認識を改め、発想を転換できれば、システムエンジニアはやりがいのある素晴らしい職種だと気付くでしょう。
「ブラック企業に就職したらどうしよう」と不安視する人がいます。しかし、就活生や転職希望者には会社を選ぶ自由があります。あらかじめブラックだと分かっていて、ブラック企業を選ぶ人は極少数でしょう。ブラック企業か否かは、すぐに分かります。
SNSなどで企業名とブラックのキーワードで検索し、多くヒットすればブラック企業の可能性が高まります。他、その企業に働く人が自社を評価しているサイトなどもあるため、ブラック企業を避け、ホワイト企業の中から就職候補企業を選ぶという姿勢で臨めば失敗しにくくなります。
社員の平均残業時間について公表している企業が多くあり、就職四季報などに記載されていますので、あらかじめ知っておくとよいでしょう。また残業や休日出勤は自身の実力を高めること、計画性を高めることでかなり回避できます。
優秀なシステムエンジニアはシステム化計画の段階で、残業を発生させないための手を打っています。大手のIT企業ではプロジェクト計画と実績の差異を人事評価の項目に入れています。
プロジェクトで残業を多く発生させたプロジェクトマネージャーやプロジェクトリーダー、システムエンジニアは評価が下がる場合があるので、自らの評価を高める努力をすることで、それらは回避できると考えてください。
【参考】:就職四季報 優良・中堅企業版2023年版
ITエンジニアが活躍できる期間は限られると不安視される方がいますが、ITエンジニアほど豊富なキャリアパスがある職業はありません。
AIエンジニア、データサイエンティスト、IoTエンジニア、インフラエンジニア、セキュリティエンジニア、AR・VRエンジニア、ITスペシャリスト、プロジェクトマネージャー、ITコンサルタント、セールスエンジニアなど2ケタの選択肢があります。
特にコンサルタント系では年齢は関係なく、70歳代でも現役で活躍されている方もいます。
日本ではDX推進という官民一体の取り組みの結果、ITエンジニアの不足が深刻化しています。どの求人サイトを見ても、ITエンジニアの求人数が圧倒的に多いことが分かります。少なくともDX化達成目標である2025年まではこの状態が続くでしょう。

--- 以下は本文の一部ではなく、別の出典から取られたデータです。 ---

__device__ __forceinline__ void note_rows_changed(uint32_t k, uint32_t p, uint32_t* rows_lo, uint32_t* rows_hi) {
  if (rows_lo == nullptr) return;
  atomicMin(&rows_lo[k], p);
  atomicMax(&rows_hi[k], p);
}
__device__ __forceinline__ void mark_dirty(uint32_t p, const SegGeometry& geo, uint8_t* __restrict__ dirty, uint32_t* rows_lo = nullptr,
                                           uint32_t* rows_hi = nullptr) {
  const uint32_t blk = (p - geo.prefix_bytes) / geo.block_bytes;
  const uint32_t bs = blk == 0 ? geo.first_block_start : geo.prefix_bytes + blk * geo.block_bytes;
  const uint32_t off = p - bs;
  const uint32_t seg_bytes = geo.block_segment_bytes[blk];
  uint32_t k = geo.block_first_segment[blk] + off / seg_bytes;
  if (k >= geo.block_first_segment[blk + 1]) k = geo.block_first_segment[blk + 1] - 1;
  dirty[k] = 1;
  note_rows_changed(k, p, rows_lo, rows_hi);
  if (k > 0 && (off % seg_bytes) < 8) {
    dirty[k - 1] = 1;
    note_rows_changed(k - 1, p, rows_lo, rows_hi);
  }
}

__device__ __forceinline__ uint32_t chain_in_front_if_near_boundary(uint32_t p, const SegGeometry& geo) {
  const uint32_t blk = (p - geo.prefix_bytes) / geo.block_bytes;
  const uint32_t bs = blk == 0 ? geo.first_block_start : geo.prefix_bytes + blk * geo.block_bytes;
  const uint32_t off = p - bs;
  const uint32_t seg_bytes = geo.block_segment_bytes[blk];
  const uint32_t first = geo.block_first_segment[blk];
  uint32_t k = first + off / seg_bytes;
  if (k >= geo.block_first_segment[blk + 1]) return 0xffffffffu;
  if (k == first || (off % seg_bytes) >= 8) return 0xffffffffu;
  return k - 1;
}

__device__ __forceinline__ uint32_t block_sum_256(uint32_t v, uint32_t* wave_sum) {
  for (int off = 32; off > 0; off >>= 1) v += __shfl_down(v, off, 64);
  __syncthreads();
  if ((threadIdx.x & 63) == 0) wave_sum[threadIdx.x >> 6] = v;
  __syncthreads();
  return wave_sum[0] + wave_sum[1] + wave_sum[2] + wave_sum[3];
}

__global__ __launch_bounds__(256) void k_rerank_count(const RerankChunk* __restrict__ chunks, const uint32_t* __restrict__ by_key,
                                                       const uint8_t* __restrict__ flags, uint32_t* __restrict__ sums) {
  __shared__ uint32_t wave_sum[4];
  const RerankChunk c = chunks[blockIdx.x];
  uint32_t local = 0;
  for (uint32_t i = c.begin + threadIdx.x; i < c.end; i += 256) local += flags[by_key[i]] & 1u;
  const uint32_t total = block_sum_256(local, wave_sum);
  if (threadIdx.x == 0) sums[c.my_sum] = total;
}

__global__ __launch_bounds__(256) void k_rerank_apply(const RerankChunk* __restrict__ chunks, const uint32_t* __restrict__ sums,
                                                       const uint32_t* __restrict__ by_key, const uint8_t* __restrict__ flags,
                                                       uint32_t* __restrict__ rank_tmp, uint32_t* __restrict__ sorted_tmp) {
  __shared__ uint32_t wave_sum[4];
  __shared__ uint32_t running;
  const RerankChunk c = chunks[blockIdx.x];
  const int lane = threadIdx.x & 63, w = threadIdx.x >> 6;
  uint32_t before = 0;
  for (uint32_t j = c.first_sum + threadIdx.x; j < c.my_sum; j += 256) before += sums[j];
  before = block_sum_256(before, wave_sum);
  if (threadIdx.x == 0) running = before;
  __syncthreads();
  for (uint32_t tile = c.begin; tile < c.end; tile += kScanTile) {
    const uint32_t base = tile + threadIdx.x * 4;
    uint32_t pos[4], f[4], masked[4], local = 0;
#pragma unroll
    for (int j = 0; j < 4; ++j) {
      pos[j] = 0;
      f[j] = 0;
      masked[j] = 0;
      if (base + j < c.end) {
        pos[j] = by_key[base + j];
        const uint32_t fl = flags[pos[j]];
        f[j] = fl & 1u;
        masked[j] = (fl & kFlagMasked) ? kMaskedEntry : 0u;
      }
      local += f[j];
    }
    uint32_t x = local;
#pragma unroll
    for (int off = 1; off < 64; off <<= 1) {
      uint32_t y = __shfl_up(x, off, 64);
      if (lane >= off) x += y;
    }
    if (lane == 63) wave_sum[w] = x;
    __syncthreads();
    uint32_t g = running + x - local;
    for (int i = 0; i < w; ++i) g += wave_sum[i];
#pragma unroll
    for (int j = 0; j < 4; ++j) {
      if (base + j < c.end) {
        rank_tmp[base + j] = g;
        if (f[j]) sorted_tmp[c.key_lo + g] = pos[j] | masked[j];
        g += f[j];
      }
    }
    __syncthreads();
    if (threadIdx.x == 0) running += wave_sum[0] + wave_sum[1] + wave_sum[2] + wave_sum[3];
    __syncthreads();
  }
}

__device__ __forceinline__ void list_or_mark(uint32_t p, const SegGeometry& geo, uint8_t* dirty, uint32_t* recheck_list, uint32_t* recheck_count,
                                             uint32_t recheck_cap) {
  if (recheck_list != nullptr) {
    const uint32_t at = atomicAdd(recheck_count, 1u);
    if (at < recheck_cap) {
      recheck_list[at] = p;
      return;
    }
  }
  mark_dirty(p, geo, dirty);
}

その後もこの傾向が続き、プログラマなど一部の職種ではAIに置き換わっていきますが、システムエンジニアの需要はなくならないと言われています。
【参考】:マイナビAGENT
文系出身者の人の中には、「理系出身者には適わない」という先入観を持っている方がいます。ではなぜ、IT企業は文系出身者を採用するのでしょうか?それは文系出身者のITエンジニアとしての優れた資質や将来性を買って採用しているのです。
即戦力を期待して採用しているわけではありません。新卒エンジニアは使えないのが当たり前です。社内でじっくり育て、大成させたいという希望を持って採用しているのです。スタートラインに理系も文系も差はありません。採用されたら、自信を持ってシステムエンジニアを目指してください。
ここまで、「システムエンジニアやめとけ」の原因と、それに対する対応策や考え方について解説しました。しかし、実際には「システムエンジニアを辞めたい」「やめてよかった」という方がいます。そもそもシステムエンジニアに向いていなかった可能性もありますが、職場や上司、労働環境にも問題があったのかもしれません。
仕事が自分に合わないと感じ、続けることがストレスなら早めに見切りをつける勇気も必要です。
転職するなら早いうちが良いでしょう。そうした方は転職エージェントを利用するのも手です。転職エージェントに登録し、悩みや希望を打ち明けて、自身に合った企業や職場を紹介してもらいましょう。きっと自分に合った会社や職場が見つかるはずです。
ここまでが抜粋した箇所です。